What is depicted in Dontnod’s tales of their dealings with publishers is not just a preference for catering towards a male audience but also a direct dismissal through negligence of women as potential players and females as potential characters. Here, Remember Me fails to conform to the dominant gaze by virtue of the prominence of Nilin. Female characters are typically kicked to supporting roles for male protagonists, such as in BioShock Infinite and The Last of Us. Prioritization of women as characters in their own right is a challenge to the status quo – a risky business move that could greatly upset an enormous bunch of male players.
The principles underlying the male gaze can be extrapolated even beyond this context to account for all sorts of caustic industry phenomena. We have recently held witness to the demotion of female characters off the front cover of the box. Naughty Dog fought tooth and nail against publishers to keep Ellie in the foreground of The Last of Us, while Irrational Games happily ejected Elizabeth to the back cover so as not to offend the fragile tastes of the fratboy demographic.
Meanwhile, developers and publishers have dug themselves into holes over their dismissal of women in the realm of gaming. Ron Rosenberg’s joyous detailing of the attempted raping of Lara Croft and his assertion that players would rather protect her than be her betrayed a bias for the male audience, as well as revealing an enormous gulf between himself and a gruesome reality he perceived as only entertainment. Elsewhere, John Hemmingway’s ‘Girlfriend Mode’ spoke of his beliefs on the shooter demographic and the correlation of ability with gender.

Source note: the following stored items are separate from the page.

### ppopt_b200/csrc/api.cu

```cuda
#include <cstdio>
#include <cstdlib>
#include <cstring>
#include <mutex>
#include <string>
#include <vector>

#include "../../include/ppgpu.h"
#include "common.cuh"
#include "host_math.hpp"
#include "launch.h"

using namespace ppgpu;

static thread_local std::string g_err;

struct ppgpu_program {
    ReducedProgram host;
    DevProgram dev;
    int device = 0;
    int sm_count = 0;
    std::vector<void*> allocs;
    unsigned long long* d_counters = nullptr;
    unsigned long long* d_queue = nullptr;
    int queue_slot = 0;
    long long launches = 0;
    bool profiling = false;
    struct Span { int family; cudaEvent_t a, b; };
    std::vector<Span> spans;
    std::vector<cudaEvent_t> event_pool;
    long long warm_cap = 0;
    double* d_warm_resid = nullptr;
    long long* d_warm_idx = nullptr;
    unsigned long long* d_warm_count = nullptr;
    int* d_k2w_order = nullptr;
    size_t k2w_order_cap = 0;
    long long k2w_min = 100000;
    double prof_ms[PPGPU_NUM_FAMILIES] = {0};
    long long prof_launches[PPGPU_NUM_FAMILIES] = {0};
};

struct ProfScope {
    ppgpu_program* p; cudaStream_t st; int family; cudaEvent_t a = nullptr, b = nullptr;
    static cudaEvent_t get(ppgpu_program* p) {
        if (!p->event_pool.empty()) { cudaEvent_t e = p->event_pool.back(); p->event_pool.pop_back(); return e; }
        cudaEvent_t e; cudaEventCreate(&e); return e;
    }
    ProfScope(ppgpu_program* p_, cudaStream_t st_, int fam) : p(p_), st(st_), family(fam) {
        if (p->profiling) { a = get(p); b = get(p); cudaEventRecord(a, st); }
    }
    ~ProfScope() {
        if (a) { cudaEventRecord(b, st); p->spans.push_back({family, a, b}); }
    }
};

static const int QUEUE_SLOTS = 64;
extern "C" { static void warm_release(ppgpu_program* p); }

static int fail(const char* where, cudaError_t e) {
    g_err = std::string(where) + ": " + cudaGetErrorString(e);
    return -1;
}
static int fail_msg(const std::string& m) { g_err = m; return -2; }

template <class T>
static cudaError_t upload(ppgpu_program* p, const std::vector<T>& v, const T** out) {
    void* d = nullptr;
    const size_t bytes = v.size() * sizeof(T) + 1024;
    cudaError_t e = cudaMalloc(&d, bytes);
    if (e != cudaSuccess) return e;
// ... 67 lines not shown
            (e = upload(p, R.X0t, &D.X0t)) != cudaSuccess || (e = upload(p, R.Q2, &D.Q2)) != cudaSuccess) {
            ppgpu_program_destroy(p);
            return fail("upload LP start dictionary", e);
        }
    }
    void* dc = nullptr;
    if ((e = cudaMalloc(&dc, (CNT_COUNT + QUEUE_SLOTS) * sizeof(unsigned long long))) != cudaSuccess) {
        ppgpu_program_destroy(p);
        return fail("cudaMalloc counters", e);
    }
    p->allocs.push_back(dc);
    cudaMemset(dc, 0, (CNT_COUNT + QUEUE_SLOTS) * sizeof(unsigned long long));
    p->d_counters = (unsigned long long*)dc;
    p->d_queue = p->d_counters + CNT_COUNT;
    *out = p;
    return 0;
}

int ppgpu_program_destroy(ppgpu_program* p) {
    if (!p) return 0;
    for (void* d : p->allocs) cudaFree(d);
    if (p->d_k2w_order) cudaFree(p->d_k2w_order);
    warm_release(p);
    for (auto& s : p->spans) { cudaEventDestroy(s.a); cudaEventDestroy(s.b); }
    for (cudaEvent_t e : p->event_pool) cudaEventDestroy(e);
    delete p;
    return 0;
}

int ppgpu_set_option(ppgpu_program* p, int32_t option, int64_t value) {
    if (!p) return fail_msg("null argument");
    switch (option) {
        case PPGPU_OPT_K2W_MIN: p->k2w_min = value; return 0;
        default: return fail_msg("unknown option");
    }
}

int ppgpu_program_info(const ppgpu_program* p, ppgpu_info* o) {
    if (!p || !o) return fail_msg("null argument");
    const ReducedProgram& R = p->host;
    o->words = R.W; o->n_ineq = R.mi; o->region_rows = R.R0; o->use_gram = R.use_gram;
    o->max_depth = (R.n > R.t ? R.n : R.t) - R.ne;
    o->sm_count = p->sm_count;
    o->lp_columns = k2_pad_columns(R.nfree + 2);
    o->reserved = R.wk_ok;
    return 0;
}

int ppgpu_root_level(ppgpu_program* p, uint64_t* d_masks, int64_t* h_count, ppgpu_stream stream) {
    if (!p || !h_count) return fail_msg("null argument");
    long long cnt = 0;
    cudaError_t e = root_level(p->dev, d_masks, &cnt, (cudaStream_t)stream);
    if (e != cudaSuccess) return fail("root_level", e);
    p->launches += cnt > 0;
    *h_count = cnt;
    return 0;
}

static long long level_chunk() {
    static const long long c = getenv("PPGPU_CHUNK") ? atoll(getenv("PPGPU_CHUNK")) : (1ll << 22);
    return c < 1024 ? 1024 : c;
}
static long long walk_chunk() {
    static const long long c = getenv("PPGPU_WALK_CHUNK") ? atoll(getenv("PPGPU_WALK_CHUNK")) : (1ll << 27);
    return c < 1024 ? 1024 : c;
}
// ... 58 lines not shown
    cudaError_t e;
    if (stages & 1) {
        ProfScope ps(p, st, 0);
        const long long piece = 1ll << 22;
        for (long long off = 0; off < n; off += piece) {
            const long long nn = n - off < piece ? n - off : piece;
            e = launch_k1(p->dev, d_masks + (size_t)off * p->dev.W, nn, k_act, d_status + off, p->d_counters, p->sm_count, st);
            if (e != cudaSuccess) return fail("K1 rank", e);
            if (k_act >= 1 && k_act <= 8) p->launches++;
            p->launches++;
            if (k_act >= 2 && k_act <= p->dev.np) p->launches++;
        }
    }
    if ((stages & 2) && !(stages & 8) && wio.parent_feas && wio.parent_wit && wio.parent_ws && wio.parent_nf > 0) {
        ProfScope ps(p, st, 9);
        e = launch_inherit(p->dev, d_masks, n, d_status, wio.out, wio.parent_feas, wio.parent_nf, wio.parent_ws,
                           wio.parent_wit, p->d_counters, st);
        if (e != cudaSuccess) return fail("witness inheritance", e);
        p->launches++;
    }
    static const int warm_on = getenv("PPGPU_WARM") ? atoi(getenv("PPGPU_WARM")) : 1;
    p->dev.warm_count = nullptr; p->dev.warm_resid = nullptr; p->dev.warm_idx = nullptr; p->dev.warm_cap = 0;
    if ((stages & 2) && !(stages & 8) && k_act >= 1 && p->k2w_min >= 0 && n >= p->k2w_min) {
        ProfScope ps(p, st, 8);
        bool handled = false;
        const size_t want = k2w_order_scratch_ints(walk_chunk());
        if (want > p->k2w_order_cap) {
            if ((e = cudaStreamSynchronize(st)) != cudaSuccess) return fail("K2w order scratch", e);
            if (p->d_k2w_order) cudaFree(p->d_k2w_order);
            p->d_k2w_order = nullptr; p->k2w_order_cap = 0;
            if ((e = cudaMalloc((void**)&p->d_k2w_order, want * sizeof(int))) != cudaSuccess) return fail("K2w order scratch", e);
            p->k2w_order_cap = want;
        }
        e = launch_k2w(p->dev, d_masks, n, k_act, d_status, next_queue(p, st), p->d_counters, p->sm_count, st, &handled, wio.out, p->d_k2w_order);
        if (e != cudaSuccess) return fail("K2w vertex walk", e);
        if (handled) p->launches += (n > 128ll * 8 * p->sm_count) ? 4 : 1;
    }
    if ((stages & 2) && !(stages & 8)) {
        ProfScope ps(p, st, 7);
        static const int iters = getenv("PPGPU_K2A_ITERS") ? atoi(getenv("PPGPU_K2A_ITERS")) : 96;
        if (iters > 0 && k_act >= 0) {
            if (warm_on) {
                const bool walked = k_act >= 1 && p->dev.wk_ok && p->k2w_min >= 0 && n >= p->k2w_min;
                const long long cap = n < 4096 ? n : 4096 + n / (walked ? 64 : 8);
                if ((e = ensure_warm(p, cap, st)) != cudaSuccess) return fail("warm-start buffers", e);
                p->dev.warm_count = p->d_warm_count; p->dev.warm_resid = p->d_warm_resid;
                p->dev.warm_idx = p->d_warm_idx; p->dev.warm_cap = cap;
                cudaMemsetAsync(p->d_warm_count, 0, sizeof(unsigned long long), st);
            }
            e = launch_k2a(p->dev, d_masks, n, k_act, d_status, next_queue(p, st), p->d_counters, iters,
                           p->sm_count, st);
            if (e != cudaSuccess) return fail("K2a relaxation", e);
            p->launches++;
        }
    }
    if (stages & 2) {
        ProfScope ps(p, st, 1);
        e = launch_k2(p->dev, d_masks, n, d_status, next_queue(p, st), p->d_counters, p->sm_count, st);
        if (e != cudaSuccess) return fail("K2 feasibility", e);
        p->launches++;
        if (p->dev.warm_count) {
            if ((e = launch_clear_bits(d_status, n, PPG_ST_PRE, st)) != cudaSuccess) return fail("status clean-up", e);
            p->launches++;
        }
    }
    if (stages & 4) {
        ProfScope ps(p, st, 2);
// ... 412 lines not shown
```

### ppopt_b200/csrc/common.cuh

```cuda
#pragma once
#include <cuda_runtime.h>
#include <stdint.h>

#include "tolerances.h"

namespace ppgpu {

struct DevProgram {
    int n, t, m, q, ne, is_qp;
    int mi, np, W, R0, nfree, use_gram;
    int dc0;
    const double* At;
    const double* C1;
    const double* T0;
    const double* Gam;
    const double* G;
    const double* V;
    const double* th_lo; const double* th_hi;
    const double* A; const double* b; const double* F;
    const double* A_t; const double* b_t;
    const double* Q; const double* c; const double* H;
    const double* Xp;
    const double* K;
    const double* Pm;
    double* warm_resid;
    long long* warm_idx;
    unsigned long long* warm_count;
    long long warm_cap;
    int wk_ok, wk_nb, wk_ld;
    const double* wk_D0;
    const int* wk_bvar;
    const int* wk_nvar;
    int lp_ok, lp_ld;
    const double* lp_D0;
    const int* lp_bvar;
    const int* lp_nvar;
    const double* lp_obj;
    const double* X0t;
    const double* Q2;
};

enum Counter {
    CNT_K1_CAND = 0,
    CNT_K2_LPS, CNT_K2_PIVOTS, CNT_K2_WORK,
    CNT_K4_LPS, CNT_K4_PIVOTS, CNT_K4_WORK,
    CNT_K5_LPS, CNT_K5_PIVOTS, CNT_K5_WORK,
    CNT_NUMERIC, CNT_BORDER, CNT_K6_LOOKUPS,
    CNT_K2A_TRIED, CNT_K2A_CERTIFIED, CNT_K2A_STEPS,
    CNT_K2A_WORK,
    CNT_K2W_CERTIFIED, CNT_K2W_PIVOTS, CNT_K2W_WORK,
    CNT_K2W_GIVEUP,
    CNT_INHERITED, CNT_INHERIT_LOOKUPS,
    CNT_COUNT = 24
};

__device__ __forceinline__ bool mask_test(const uint64_t* m, int i) { return (m[i >> 6] >> (i & 63)) & 1ull; }

__device__ __forceinline__ int mask_popc(const uint64_t* m, int W) {
    int c = 0;
    for (int w = 0; w < W; ++w) c += __popcll(m[w]);
    return c;
}

__device__ __forceinline__ int mask_nth(const uint64_t* m, int W, int j) {
    for (int w = 0; w < W; ++w) {
        const uint64_t x = m[w];
        const int c = __popcll(x);
        if (j < c) {
            const unsigned lo = (unsigned)x, hi = (unsigned)(x >> 32);
            const int cl = __popc(lo);
            if (j < cl) return w * 64 + (int)__fns(lo, 0, j + 1);
            return w * 64 + 32 + (int)__fns(hi, 0, j - cl + 1);
        }
        j -= c;
    }
    return -1;
}

__device__ __forceinline__ int mask_rank(const uint64_t* m, int i) {
    int c = 0;
    const int w = i >> 6;
    for (int k = 0; k < w; ++k) c += __popcll(m[k]);
    const int b = i & 63;
    if (b) c += __popcll(m[w] & ((1ull << b) - 1ull));
    return c;
}
// ... 20 lines not shown
```

### ppopt_b200/csrc/k2w_walk.cu

```cuda
#include "common.cuh"
#include "launch.h"
#include "lp_core.cuh"

#include <cstdlib>

namespace ppgpu {

constexpr int K2W_MAXFIX = 30;
constexpr int K2W_DRIVE_CAP = 400;
constexpr int K2W_RESET = 3000;
constexpr double K2W_PIV_MIN = 1e-7;
constexpr double K2W_NEG_OK = 1e-8;

struct K2wCtx {
    double* D;
    double* prow;
    int* bvar;
    int* nvar;
    int* where;
    uint64_t* orig;
    uint64_t* todo;
    int* rowstart;
    uint64_t* nbm;
    int* fixrow;
    uint64_t* witness;
    int nb, nf, ld, lds, R0, W4, Wm;
};

__device__ __forceinline__ int k2w_top_bit(const uint64_t* m, int W, int* second) {
    int hi1 = -1, hi2 = -1;
    for (int w = W - 1; w >= 0 && hi2 < 0; --w) {
        uint64_t x = m[w];
        while (x && hi2 < 0) {
            const int t = w * 64 + 63 - __clzll((long long)x);
            x &= ~(1ull << (t & 63));
            if (hi1 < 0) hi1 = t; else hi2 = t;
        }
    }
    *second = hi2;
    return hi1;
}

__device__ __forceinline__ int k2w_nth(const uint64_t (&m)[4], int j) {
#pragma unroll
    for (int w = 0; w < 4; ++w) {
// ... 10 lines not shown

__device__ __forceinline__ double k2w_rcp(double x) {
    double r;
    asm("rcp.approx.ftz.f64 %0, %1;" : "=d"(r) : "d"(x));
    r = r * fma(-x, r, 2.0);
    return r * fma(-x, r, 2.0);
}

__device__ __forceinline__ void k2w_swap_labels(const K2wCtx& c, int l, int j) {
    const int rl = c.bvar[l], rn = c.nvar[j];
    c.bvar[l] = rn; c.nvar[j] = rl;
    c.where[rn] = l; c.where[rl] = ~j;
    c.nbm[rn >> 6] &= ~(1ull << (rn & 63));
    c.nbm[rl >> 6] |= 1ull << (rl & 63);
}

__device__ __forceinline__ void k2w_reload_labels(const DevProgram& P, const K2wCtx& c, int lane) {
    for (int w = lane; w < c.W4; w += 32) c.nbm[w] = 0ull;
    __syncwarp();
    for (int i = lane; i < c.nb; i += 32) { const int v = __ldg(P.wk_bvar + i); c.bvar[i] = v; c.where[v] = i; }
    for (int j = lane; j < c.nf; j += 32) {
        const int v = __ldg(P.wk_nvar + j);
        c.nvar[j] = v; c.where[v] = ~j;
        atomicOr(reinterpret_cast<unsigned long long*>(c.nbm + (v >> 6)), 1ull << (v & 63));
    }
    __syncwarp();
}

template <int RPL_, int LD_ = 0>
struct K2wSmemDict {
    static constexpr int RPL = RPL_;
    static constexpr bool IN_SMEM = true;
    static constexpr int SMEM_ROW0 = 0;
    __device__ __forceinline__ void reload(const DevProgram& P, const K2wCtx& c, int lane) {
        for (int e = lane; e < c.nb * c.ld; e += 32) {
            const int r = e / c.ld, k = e - r * c.ld;
            c.D[(size_t)r * c.lds + k] = __ldg(P.wk_D0 + e);
        }
        k2w_reload_labels(P, c, lane);
    }
    __device__ __forceinline__ void target_scan(const K2wCtx& c, int wi, uint64_t fm, int lane, double& bi, double& wbest, int& j) {
        const int lds = LD_ > 0 ? LD_ : c.lds;
        const double* Di = c.D + (size_t)wi * lds;
        bi = Di[0];
        const bool degen = bi <= 1e-11;
        double best = 0.0; int bj = 0x7fffffff;
        for (int jj = lane; jj < c.nf; jj += 32) {
            if ((fm >> jj) & 1ull) continue;
            double x = Di[1 + jj];
            if (degen) x = fabs(x);
            if (x > best) { best = x; bj = jj; }
        }
        wbest = warp_max_nonneg(best);
        j = __reduce_min_sync(PPG_FULL, best == wbest ? bj : 0x7fffffff);
    }
    __device__ __forceinline__ void column(const K2wCtx& c, int j, int lane, double (&col)[RPL], double (&beta)[RPL]) {
#pragma unroll
        for (int rr = 0; rr < RPL; ++rr) {
            const int r = lane + 32 * rr;
            const int lds = LD_ > 0 ? LD_ : c.lds;
            col[rr] = r < c.nb ? c.D[(size_t)r * lds + 1 + j] : 0.0;
            beta[rr] = r < c.nb ? c.D[(size_t)r * lds] : 0.0;
        }
    }
    __device__ __forceinline__ bool pivot(const K2wCtx& c, int l, int j, int lane) {
        const int cj = 1 + j, lds = LD_ > 0 ? LD_ : c.lds, ld = LD_ > 0 ? LD_ : c.ld, nb = c.nb;
// ... 52 lines not shown
#pragma unroll
                    for (int g = 0; g < G; ++g) x[rr][g] = (k0 + g < ld) ? Dr[rr][k0 + g] : 0.0;
#pragma unroll
                for (int rr = 0; rr < RPL; ++rr)
#pragma unroll
                    for (int g = 0; g < G; ++g) x[rr][g] = fma(-colr[rr], qk[g], x[rr][g]);
#pragma unroll
                for (int rr = 0; rr < RPL; ++rr)
                    if (colr[rr] != 0.0) {
#pragma unroll
                        for (int g = 0; g < G; ++g)
                            if (k0 + g < ld) Dr[rr][k0 + g] = x[rr][g];
                    }
            }
        }
        bool ok = okb;
#pragma unroll
        for (int rr = 0; rr < RPL; ++rr) {
            const int r = lane + 32 * rr;
            if (r < nb && r != l) {
                if (colr[rr] != 0.0) Dr[rr][cj] = -colr[rr] * inv;
                if constexpr (LD_ == 0) ok = ok && Dr[rr][0] >= -K2W_NEG_OK;
            }
        }
        __syncwarp();
        for (int k = lane; k < ld; k += 32) Dl[k] = (k == cj) ? inv : q[k];
        if (lane == 0) k2w_swap_labels(c, l, j);
        ok = __all_sync(PPG_FULL, ok);
        __syncwarp();
        return ok;
    }
};
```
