#include "common.hip.h"
#include "prims.hip.h"
#include "kernels_count.hip.h"
#include "kernels_part.hip.h"
#include "kernels_part8.hip.h"
#include "kernels_graph.hip.h"
#include "kernels_cluster.hip.h"
#include "kernels_cgraph.hip.h"
#include "kernels_map.hip.h"
#include "kernels_xchg.hip.h"
#include "kernels_wide.hip.h"
// ... 89 lines not shown
  DBuf xr_hist, xr_recv, xr_eloc, xr_got, xr_eall, xr_ret;
  DBuf x_slot, x_slot_s, x_cnt, x_cnts, x_rec, x_ncnt, x_route, x_creator, x_base, x_mark, x_markcr, x_scan, x_lcid, x_lismax,
       x_items, x_w, x_id, x_ids, x_ends, x_ends_s, x_head, x_hpos, x_nodes, x_cedges;
  DBuf w_sorted, w_head, w_hpos, w_start, w_heads;
  DBuf cg_edges, cg_cur, cg_far, cg_bits, cg_nbits, cg_blk, cg_nblk, cg_nodes, cg_ncnt, cg_deg, cg_off, cg_idx, cg_parent, cg_csize,
       cg_curs, cg_cl_of, cg_maxleaf, cg_cl_size;
  u64 cg_ecap = 0;
  bool use_compact = true;
  bool cg_valid = false;
  bool cg_expanded = false;
  u32 cg_M = 0, cg_nblocks = 0;
  DBuf xo_gw, xo_gc;
  DBuf xo_regs, xo_inv;
  u64 xr_ecap = 0;
  DBuf xo_send, xo_int, xo_cross, xo_sel, xo_selall, xo_parent, xo_flag, xo_xroot, xo_xcbits, xo_xcblk, xo_xcid, xo_xcall, xo_ldeg, xo_cnt;
  DBuf pw_a, pw_ai, pw_b, pw_bi;
  DBuf p8_a, p8_b, p8_cur, p8_status;
  bool use_rec8 = true;
  bool last_rec8 = false;
  const u32 *rec_cursor2 = nullptr;
  DBuf pt_work, unperm_rec, route_tiles;
  bool group_buckets = true;
  bool fused_search = true;
  bool pt_padded = true;
  bool use_tile_partition = true;
  bool last_part_tiled = false;
  int x_test_fail_after = -1, x_gathers = 0;
  bool x_hist_done = false, x_peer_failed = false;
  bool route_checked = true;
  const u32 *route_bad = nullptr;
  bool last_unperm_tiled = false;
  bool oc_valid = false, oc_fits = false;
  u32 oc_n = 0, oc_nt = 0;
  u64 oc_lo = 0, oc_scale = 0;
  u32 n_parts = 0;
  bool stage_map_timed = false;
  bool last_count_sorted = false;
  u32 g_wpr = 1;
  bool slots_done = false;
  int count_mode = 0;
  u32 force_segments = 0;
  bool force_comm = false;
  u32 walk_max = PT2_TILE;
  bool coop_big = true;
  bool last_count_lds = false;
  bool last_count_ordered = false;
// ... 577 lines not shown
  rk.lo = km.lo; rk.scale = km.scale;
  rk.pow2 = km.shift < 64 ? 1u : 0u;
  rk.z = rk.pow2 ? km.shift : 63u - (u32)__builtin_clzll(km.scale);
  rk.kbits = 64 - rk.z;
  const u32 ibits = bits_for(N);
  u32 d1 = (pb + 1) / 2;
  while (d1 < 10 && pb - d1 > 1 && rk.kbits - d1 + ibits > 64) d1++;
  const u32 d2 = pb - d1, nb1 = 1u << d1, n_parts = 1u << pb;
  if (rk.kbits < pb + 1 || rk.kbits - d1 + ibits > 64 || d2 > 9 || d2 == 0) return HUMID_OK;
  static const u32 pad_div = getenv("HUMID_PAD_DIV") ? (u32)std::max(1, atoi(getenv("HUMID_PAD_DIV"))) : 4u;
  const u32 cap1 = (u32)std::min<u64>(0xffffffffull / nb1, (u64)N / nb1 + (u64)N / nb1 / pad_div + 1024);
  const size_t room1 = (size_t)nb1 * cap1, room2 = (size_t)n_parts << P8_CAP2_LOG;
  ENSURE(c->p8_a, room1 * 8);
  ENSURE(c->p8_b, room2 * 8);
  ENSURE(c->pad_word, room2 * 8);
  ENSURE(c->pad_cf, room2 * 8);
  ENSURE(c->slot_out, (room2 + 1) * 8);
  ENSURE(c->pbeg, (size_t)(n_parts + 1) * 4);
  ENSURE(c->ucount, (size_t)(n_parts + 1) * 4);
  ENSURE(c->p8_status, ((size_t)n_parts + 1) * 16);
  u64 *agg = c->p8_status.as<u64>(), *abase = agg + n_parts + 1;
  ENSURE(c->p8_cur, ((size_t)PT_MAXBINS1 + n_parts + 2 * (PT_MAXBINS1 + 1)) * 4);
  u32 *cursor1 = c->p8_cur.as<u32>(), *cursor2 = cursor1 + PT_MAXBINS1, *cbase = cursor2 + n_parts, *tprefix = cbase + PT_MAXBINS1 + 1;
  HIPCHK(hipEventRecord(c->ev[0], st));
  {
    ZeroList z;
    memset(&z, 0, sizeof z);
    z.p[0] = cursor1; z.n[0] = PT_MAXBINS1 + n_parts;
    z.p[1] = (u32 *)c->d_ctr; z.n[1] = 2 * CTR_N;
    z.p[2] = (u32 *)(agg + n_parts); z.n[2] = 2;
    hipLaunchKernelGGL(k_zero_many, dim3(32), dim3(256), 0, st, z);
  }
  const bool check_range = !(range_lo == 0 && range_hi == ~0ull);
  const Reads8 src{d_words, d_filt, range_lo, range_hi, check_range ? 1u : 0u, rk};
  const u32 tiles1 = (N + PT_TILE - 1) / PT_TILE, tiles2 = tiles1 + nb1;
  static const bool s1_small = getenv("HUMID_S1_THREADS") ? atoi(getenv("HUMID_S1_THREADS")) == 512 : false;
  if (s1_small && nb1 <= 512)
    hipLaunchKernelGGL((k_p8_scatter1<Reads8, 512>), dim3((N + 4095) / 4096), dim3(512), 0, st, src, N, rk.kbits, d1, ibits, cap1, cursor1,
                       c->p8_a.as<u64>(), c->d_ctr);
  else
    hipLaunchKernelGGL((k_p8_scatter1<Reads8, 1024>), dim3(tiles1), dim3(1024), 0, st, src, N, rk.kbits, d1, ibits, cap1, cursor1,
                       c->p8_a.as<u64>(), c->d_ctr);
  hipLaunchKernelGGL(k_pt_scan1, dim3(1), dim3(1024), 0, st, (const u32 *)cursor1, d1, d2, cbase, tprefix, c->pbeg.as<u32>(),
                     c->ucount.as<u32>() + n_parts, cap1);
  if (c->kev_on) HIPCHK(hipEventRecord(c->kev[39], st));
  hipLaunchKernelGGL(k_p8_scatter2, dim3(tiles2), dim3(1024), 0, st, (const u64 *)c->p8_a.as<u64>(), (const u32 *)tprefix,
                     (const u32 *)cbase, rk.kbits, d1, d2, ibits, cap1, cursor2, c->p8_b.as<u64>(), c->d_ctr);
  if (c->kev_on) HIPCHK(hipEventRecord(c->kev[40], st));
  HIPCHK(hipEventRecord(c->kev[0], st));
  hipLaunchKernelGGL(k_dedup_rec, dim3(n_parts), dim3(256), 0, st, c->p8_b.as<u64>(), (const u32 *)cursor2, N, pb, d1, ibits, rk,
                     c->pad_word.as<u64>(), c->pad_cf.as<uint2>(), agg, c->d_ctr);
  HIPCHK(hipEventRecord(c->kev[1], st));
  TRY(exscan_in<u64>(c, PtrIn<u64>{agg}, abase, (u64)n_parts + 1));
  ENSURE(c->s_word, (size_t)(N + 1) * 8);
  ENSURE(c->s_slot, (size_t)(N + 1) * 4);
  ENSURE(c->s_cnt, (size_t)(N + 1) * 4);
  ENSURE(c->s_first, (size_t)(N + 1) * 4);
  hipLaunchKernelGGL(k_compact_padded8, dim3(blocks_for((u64)n_parts * 64)), dim3(256), 0, st, c->pad_word.as<u64>(),
                     c->pad_cf.as<uint2>(), (const u64 *)agg, (const u64 *)abase, n_parts, c->s_word.as<u64>(),
                     c->s_slot.as<u32>(), c->s_cnt.as<u32>(), c->s_first.as<u32>());
  if (!c->lean_events) HIPCHK(hipEventRecord(c->ev[1], st));
  HIPCHK(hipGetLastError());
  TRY(read_counters(c, (const u32 *)(abase + n_parts), (const u32 *)(abase + n_parts) + 1));
  if (getenv("HUMID_TRACE_COUNT"))
    fprintf(stderr, "[rec count] N %u pb %u kbits %u ibits %u cap1 %u special %llu overfull %llu unique %llu usable %llu\n", N, pb, rk.kbits,
            ibits, cap1, (ull)c->h_ctr[CTR_SPECIAL], (ull)c->h_ctr[CTR_OVERFULL], (ull)(c->h_ctr[CTR_N - 1] & 0xffffffffull), (ull)(c->h_ctr[CTR_N - 2] & 0xffffffffull));
  if (c->h_ctr[CTR_SPECIAL]) { c->pt_padded = false; return HUMID_OK; }
  if (c->h_ctr[CTR_OVERFULL]) return HUMID_OK;
  c->last_count_lds = true;
  c->last_count_sorted = false;
  c->last_count_ordered = true;
  c->last_part_tiled = true;
  c->last_rec8 = true;
  c->rec_cursor2 = cursor2;
  c->n_parts = n_parts;
  const u32 U = (u32)(c->h_ctr[CTR_N - 1] & 0xffffffffull);
  s.usable = c->usable = c->h_ctr[CTR_N - 2] & 0xffffffffull;
  s.unique = c->U = U;
  *done = true;
  return HUMID_OK;
}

The constant assumption of a heterosexual male audience is so dominant within the medium, it leaks out and inspires torso figurines, the widespread practice of boothbabes, Top 40 lists objectifying women in the field, culturally accepted demarcation of women in competitive spaces, and so on.
Barraged from all sides, the male gaze is such a dominant force it appears with little consideration as a blatant male-as-default attitude. Games default to male protagonists as a first order of business; those offering build-your-own character features always default to male – Mass Effect 2 was built around a male model, as accidents with sound files and character animations serve to remind us. Soldiers in shooters are naturally male, while suggestions of female models are batted away by budgetary constraints and semantic arguments over unfair collision detection. Even nameless, barking NPCs are identified as Adventurer and Female Adventurer, should we forget that an adventurer is male unless otherwise stated. There is absolutely no reason for any of this other than it being standard procedure.
The games industry operates on a set of values and norms evidenced through common practices, much as each individual game depicts certain values and meanings through its playing. When values held across the board are inextricably slanted in favour of one gender at the extreme cost of any other, what results is an alienating, hostile and stagnant atmosphere. Men in the industry are lavished with special treatment just as a matter of course. This is mirrored through the games we claim to love and protect.
So what happens when the male gaze becomes so dominant it controls the creative spirit feeding the medium? Games refusing to comply with the male gaze ethos are considered dead in the water. In demanding compliance with an overbearing and limiting male gaze, narrative homogeneity stifles creativity. Through decades of effort, we become the machines that reveal the world as how we are told we only can.